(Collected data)
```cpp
int srwn_head_chain(const void* r0, const void* w1, const void* w2_perm, const void* w2T_perm, const void* w1T_perm,
                    const float* b1, const float* b2, const int32_t* targets, float* loss_partials, void* r1,
                    void* dlogits, void* da1, void* dtotal, int32_t S, int32_t cout_pad, int32_t cout_valid,
                    int64_t rows, float grad_scale, int32_t dtype, void* stream);

int srwn_residual_layer_bwd(const void* g_in, const void* df_up, const void* wconvT_up, void* g_out,
                            const void* wresT, const void* wskipT, const void* dtotal, const void* dcs,
                            const void* z, void* df_out, int32_t B, int32_t T, int32_t R, int32_t S, int32_t K,
                            int32_t dilation_up, int32_t has_up, int32_t has_down, int32_t dtype, void* stream);

int32_t srwn_wgrad_slabs(int64_t rows);
int srwn_wgrad(const void* in, int64_t in_batch_stride, int32_t cin, const void* dout, int64_t dout_batch_stride,
               int32_t cout, const void* cond, int64_t cond_batch_stride, int32_t cond_frames, int32_t pool_stride,
               int32_t cond_row_stride, const int32_t* shifts , int32_t nbatch, float* partials,
               float* bias_partials, int64_t rows, int32_t T, int32_t nslabs, int32_t pro, int32_t dtype,
               void* stream);
int srwn_reduce_partials(const float* partials, int32_t nslabs, int64_t n, int32_t nbatch, int32_t partials_batched,
                         float scale, float* out, int64_t out_batch_stride, void* stream);
#define SRWN_PARTIALS_F32 0
#define SRWN_PARTIALS_BLK16 1
#define SRWN_PARTIALS_SUM 2
typedef struct SrwnReduceJob {
  const void* partials; int32_t nslabs; int64_t n; int32_t nbatch; int32_t partials_batched; float scale;
  float* out; int64_t out_batch_stride;
  int32_t layout; int32_t blk_cols;
} SrwnReduceJob;
int srwn_reduce_partials_multi(const SrwnReduceJob* jobs, int32_t njobs, void* stream);

int srwn_add_frame_bias(void* x, const void* bias, int64_t bias_row_stride, int32_t B, int32_t T, int32_t C,
                        int32_t frames, int32_t pool_stride, int32_t dtype, void* stream);
int srwn_frame_sum(const void* g, void* out, int32_t B, int32_t T, int32_t C, int32_t frames, int32_t pool_stride,
                   int32_t dtype, void* stream);
int srwn_frame_sum_batched(const void* g, int64_t g_batch_stride, void* out, int64_t out_batch_stride, int32_t nbatch,
                           int32_t B, int32_t T, int32_t C, int32_t frames, int32_t pool_stride, float scale,
                           int32_t dtype, void* stream);

int srwn_adam_step(float* params, const float* grads, float* m, float* v, int64_t n, int64_t* step, float lr,
                   float beta1, float beta2, float eps, float grad_scale, void* stream);

int32_t srwn_time_mean_slabs(int32_t T);
int srwn_time_mean(const void* x, float* partials, float* out, int32_t B, int32_t T, int32_t C, int32_t dtype,
                   void* stream);
int srwn_pooled_head(const float* mean, const float* w2, const float* b2, const float* labels, float* probs,
                     float* loss, float* gw2, float* gb2, float* dmean, int32_t B, int32_t S, int32_t C,
                     int32_t ldw, void* stream);
int srwn_bcast_mask(const float* dmean, const void* r1, void* out, int32_t B, int32_t T, int32_t S, float scale,
                    int32_t dtype, void* stream);

int srwn_wavenet_layer_fwd(const void* x, const void* cond, const void* wconv, const void* wres, const float* bias_f,
                           const float* bias_g, const float* bias_r, void* h_out, void* z_out, void* s_out, void* c_out,
                           int32_t B, int32_t T, int32_t R, int32_t K, int32_t dilation, int32_t cond_frames,
                           int32_t pool_stride, int32_t cond_row_stride, int32_t dtype, void* stream);
int srwn_wavenet_layer_bwd(const void* g_in, const void* d_up, const void* wconvT_up, void* g_out, const void* wresT,
                           const void* wskipT, const void* dtotal, const void* dcs, const void* z, const void* s,
                           void* d_out, int32_t B, int32_t T, int32_t R, int32_t S, int32_t K, int32_t dilation_up,
                           int32_t has_up, int32_t has_down, int32_t dtype, void* stream);

int srwn_contrastive_head(const float* mean, const float* w2, const float* b2, const float* labels, float margin,
                          float* emb, float* dist, float* loss, float* gw2, float* gb2, float* dmean, int32_t rows,
                          int32_t S, int32_t D, int32_t ldw, void* stream);

int32_t srwn_wgrad256_slabs(int64_t rows, int32_t m_chunks);
int32_t srwn_wgrad_wide_slabs(int64_t rows, int32_t m_chunks, int32_t chunk_width);
int srwn_wgrad_wide(const void* a, int64_t a_chunk_stride, int64_t a_row_stride, int32_t m_chunks, int32_t chunk_width,
                    const void* d, int64_t d_row_stride, int32_t d_width, float* partials, float* bias_partials,
                    int64_t rows, int32_t nslabs, int32_t pro, int32_t dtype, void* stream);
int srwn_wgrad_wide_pair(const void* a0, const void* d0, float* partials0, float* bias_partials0, const void* a1,
                         const void* d1, float* partials1, float* bias_partials1, int64_t a_chunk_stride,
                         int64_t a_row_stride, int32_t m_chunks, int32_t chunk_width, int64_t d_row_stride,
                         int32_t d_width, int64_t rows, int32_t nslabs, int32_t pro, int32_t dtype, void* stream);
int srwn_wgrad256(const void* a, int64_t a_chunk_stride, int64_t a_row_stride, int32_t m_chunks, const void* d,
                  int64_t d_row_stride, float* partials, float* bias_partials, int64_t rows, int32_t nslabs,
                  int32_t pro, int32_t dtype, void* stream);

int srwn_skip_dgrad_all(const void* dtotal, const void* wskipT_all, void* dcs, int64_t dcs_layer_stride,
                        int32_t nlayers, int64_t rows, int32_t R, int32_t S, int32_t dtype, void* stream);

int srwn_wgrad_layers(const void* x, const void* z, const void* df, const void* g, int64_t layer_stride,
                      const void* cond, int64_t cond_layer_stride, int32_t cond_frames, int32_t pool_stride,
                      int32_t cond_row_stride, const int32_t* dilations, int32_t nlayers, float* part_f,
                      float* part_r, float* part_bf, float* part_br, int64_t rows, int32_t T, int32_t nslabs,
                      int32_t R, int32_t K, int32_t dtype, void* stream);

int32_t srwn_wgrad_skip_wt_slabs(const int32_t* st, const int32_t* seg_rows, int32_t nlayers, int32_t T);
int srwn_wgrad_skip_wt(const void* cT, int64_t wt_layer_stride, const int32_t* st, const int32_t* seg_rows,
                       int32_t nlayers, const void* d, int64_t d_row_stride, void* partials, float* bias_partials,
                       int32_t part16, int32_t nslabs, int32_t B, int32_t T, int32_t R, int32_t S, int32_t dtype,
                       void* stream);

int64_t srwn_generate_ring_elems(const int32_t* dilations, int32_t nlayers, int32_t R);
int srwn_generate(const void* wcr, const void* wskip, const void* w1, const void* w2, const float* bias_f,
// ... 323 lines not shown
```

sr-wavenet_amd/_lib.py:

```python
from __future__ import annotations

import ctypes as C
import numbers
import os

HERE = os.path.dirname(os.path.abspath(__file__))
LIB_PATH = os.path.join(HERE, "libsrwn.so")
_ALT_LIB = os.environ.get("SRWN_LIB_PATH")
if _ALT_LIB:
    LIB_PATH = _ALT_LIB

F32, BF16 = 0, 1
PRO_NONE, PRO_GATE = 0, 1
EPI_NONE, EPI_RELU, EPI_MASK, EPI_F32 = 0, 1, 2, 4

_p, _i32, _i64, _f32 = C.c_void_p, C.c_int32, C.c_int64, C.c_float


class SrwnGenSlot(C.Structure):
    _fields_ = [("t", C.c_int32), ("t_end", C.c_int32), ("seed", C.c_uint64)]


class SrwnSynthSlot(C.Structure):
    _fields_ = [("t", C.c_int64), ("t_end", C.c_int64)]
# ... 130 lines not shown
    "srwn_nc_encode_partials": (_i64, [_i32, _i32, _i32, _i32]),
    "srwn_nc_encode_frames": (C.c_int, [_p, _i64, _p, _p, _p, _p, _p, _i64, _p, _i64, _p, _p, _p, _p, _i32, _i32, _i32, _i32,
                                        _i32, _i32, _i32, _i32, _p]),
    "srwn_nc_encode_list_partials": (_i64, [_i32, _i32, _i32]),
    "srwn_nc_encode_frame_list": (C.c_int, [_p, _i32, _i32, _p, _i32, _p, _p, _p, _p, _p, _i64, _p, _i64, _p, _p, _p, _p,
                                            _i32, _i32, _i32, _i32, _i32, _p]),
    "srwn_audio_ring_put": (C.c_int, [_p, _i32, _i32, _p, _p, _p, _p, _p, _i32, _i32, _p]),
    "srwn_small_gemm": (C.c_int, [_p, _i64, _i32, _i64, _i32, _p, _i64, _i64, _i32, _i64, _p, _p, _i64, _i32, _i32,
                                  _i32, _i32, _i32, _p]),
    "srwn_small_wgrad": (C.c_int, [_p, _i64, _p, _i64, _p, _p, _i32, _i32, _i32, _f32, _p]),
    "srwn_mol_sample": (C.c_int, [_p, _i64, _i32, _p, _p, _p, _i64, _p]),
    "srwn_mol_loss_dx": (C.c_int, [_p, _i64, _p, _i32, _p, _p, _i64, _f32, _p]),
    "srwn_clamp": (C.c_int, [_p, _p, _i64, _f32, _f32, _p]),
    "srwn_clamp_bwd": (C.c_int, [_p, _p, _p, _i64, _f32, _f32, _p]),
    "srwn_flow_partials": (_i64, [_i64]),
    "srwn_flow_affine_fwd": (C.c_int, [_p, _p, _p, _p, _p, _p, _p, _i64, _i32, _i32, _p]),
    "srwn_flow_affine_bwd": (C.c_int, [_p, _p, _p, _p, _p, _f32, _p, _p, _p, _i64, _i32, _i32, _p]),
    "srwn_flow_stream_in": (C.c_int, [_p, _i64, _p, _p, _p, _p, _i32, _i32, _i64, _p, _i64, _i32, _i32, _i32, _i32, _i32,
                                      _i32, _p, _p]),
    "srwn_residual_group_fwd_stream": (C.c_int, [_p, _i64, _p, _i64, _i32, _p, _p, _p, _p, _p, _i32, _i32, _i32, _p, _i32,
                                                 _i32, _i32, _i32, _i32, _i32, _i32, _p, _p]),
    "srwn_flow_stream_out": (C.c_int, [_p, _i64, _p, _p, _p, _p, _i64, _p, _i32, _p, _i32, _i32, _i32, _i32, _i32, _i32, _p,
                                       _i32, _p]),
    "srwn_logistic_noise": (C.c_int, [_p, _i64, _p, _p, _p, _i32, _i32, _p]),
    "srwn_logistic_from_bits": (C.c_int, [_p, _p, _i64, _p]),
    "srwn_logistic_noise_slots": (C.c_int, [_p, _i64, _p, _p, _p, _i32, _i32, _p]),
    "srwn_flow_stream_in_slots": (C.c_int, [_p, _i64, _p, _p, _p, _p, _i32, _i32, _i64, _p, _i64, _i32, _i32, _i32, _i32,
                                            _i32, _i32, _p, _p]),
    "srwn_residual_group_fwd_stream_slots": (C.c_int, [_p, _i64, _p, _i64, _i32, _p, _p, _p, _p, _p, _i32, _i32, _i32, _p,
                                                       _i32, _i32, _i32, _i32, _i32, _i32, _i32, _p, _p]),
    "srwn_flow_stream_out_slots": (C.c_int, [_p, _i64, _p, _p, _p, _p, _i64, _p, _i32, _p, _i32, _i32, _i32, _i32, _i32,
                                             _i32, _p, _p, _i32, _p]),
    "srwn_flow_stream_reset_slots": (C.c_int, [_p, _i32, _p, _i32, _i64, _p, _i32, _i32, _i32, _i32, _p]),
    "srwn_cond_ring_feed": (C.c_int, [_p, _i64, _i64, _i32, _p, _p, _p, _i32, _i32, _i32, _i32, _p, _p, _p, _i32, _i32,
                                      _i32, _p]),
    "srwn_causal_conv1d_dgrad": (C.c_int, [_p, _p, _p, _i32, _i32, _i32, _i32, _i32, _i32, _i32, _i32, _f32, _i32, _p]),
    "srwn_stft_frames": (_i32, [_i32]),
    "srwn_stft_power": (C.c_int, [_p, _p, _p, _p, _i32, _i32, _p]),
    "srwn_power_loss": (C.c_int, [_p, _p, _i64, _f32, _f32, _p, _p, _p]),
    "srwn_stft_power_bwd": (C.c_int, [_p, _p, _p, _i32, _i32, _i32, _p]),
    "srwn_axpy_dev": (C.c_int, [_p, _p, _p, _f32, _i64, _p]),
    "srwn_sumsq_partials": (_i64, [_i64]),
    "srwn_sumsq": (C.c_int, [_p, _i64, _p, _p]),
    "srwn_clip_scale": (C.c_int, [_p, _i64, _f32, _f32, _p, _p]),
    "srwn_adam_step_scaled": (C.c_int, [_p, _p, _p, _p, _i64, _p, _f32, _f32, _f32, _f32, _p, _i32, _p]),
}

for _n in SAMPLED:
    SIGNATURES[_n + "_sampled"] = (SIGNATURES[_n][0], SIGNATURES[_n][1] + [_p])
del _n
for _n in ("srwn_generate", "srwn_generate16"):
    SIGNATURES[_n + "_mol_live_sampled"] = SIGNATURES[_n + "_mol_resume_sampled"]
del _n
SIGNATURES["srwn_cond_ring_scatter"] = (C.c_int, [_p, _i64, _p, _i64, _i32, _i32, _i64, _i32, _i32, _i32, _p])

_lib = None
BINDING = None


def signature_hash() -> str:
    import hashlib
    txt = ";".join("%s:%s:%s" % (n, r.__name__, ",".join(a.__name__ for a in args)) for n, (r, args) in SIGNATURES.items())
    return hashlib.sha256(txt.encode()).hexdigest()[:16]


def _address(a):
    if a is None:
        return 0
    if isinstance(a, (int, float)):
        return a
    if isinstance(a, numbers.Integral):
        return int(a)
    if isinstance(a, numbers.Real):
        return float(a)
    if isinstance(a, C.Array):
        return C.addressof(a)
    if isinstance(a, C._SimpleCData):
        return a.value or 0
    if hasattr(a, "_obj"):
        return C.addressof(a._obj)
    raise TypeError("cannot pass %r through the C-ABI" % (a,))


class _PybindLib:

    def __init__(self, mod, keepalive):
        self._keepalive = keepalive
        for name in SIGNATURES:
            fn = getattr(mod, name)
            setattr(self, name, (lambda f: lambda *args: f(*[_address(a) for a in args]))(fn))


def pybind_path() -> str:
    import sysconfig
    return os.path.join(HERE, "_srwn_pyb" + sysconfig.get_config_var("EXT_SUFFIX"))


def bind(kind: str):
    if kind not in ("pybind11", "ctypes"):
        raise RuntimeError("SRWN_BINDING=%s: pybind11 or ctypes" % kind)
    if not os.path.exists(LIB_PATH):
        raise RuntimeError(
            "libsrwn.so not found at %s: build it with `python sr-wavenet_amd/build.py` "
            "(there is no CPU fallback for the product path)" % LIB_PATH)
    if _ALT_LIB:
        kind = "ctypes"
    else:
# ... 51 lines not shown
```

sr-wavenet_amd/csrc/srwn_bwd.hip:

```cpp
#include <cstdlib>
#include "srwn_common.h"
#include "srwn_host.h"
#include "../../include/srwn.h"

using namespace srwn;

struct LayerBwdArgs {
  const void* g_in;
  const void* df_up;
  const void* wconvT;
  void* g_out;
  const void* wresT;
  const void* wskipT;
  const void* dtotal;
  const void* dcs;
  const void* z;
  void* df_out;
  int Tlen, dil_up, S, ntb, ntiles;
};

template <typename T> struct Raw4;
template <> struct Raw4<bf16_t> {
  typedef bf16x4 type;
  static __device__ __forceinline__ type load(const bf16_t* p) { return *reinterpret_cast<const bf16x4*>(p); }
  static __device__ __forceinline__ float get(const type& v, int e) { return (float)v[e]; }
};
template <> struct Raw4<float> {
  typedef f32x4 type;
  static __device__ __forceinline__ type load(const float* p) { return *reinterpret_cast<const f32x4*>(p); }
  static __device__ __forceinline__ float get(const type& v, int e) { return v[e]; }
};
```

[HOW TO COMPLETE THIS TASK]: Return a copy of each line in the entries that carries the string "keepalive".

[FINISHED EXERCISE]:
    def __init__(self, mod, keepalive):
        self._keepalive = keepalive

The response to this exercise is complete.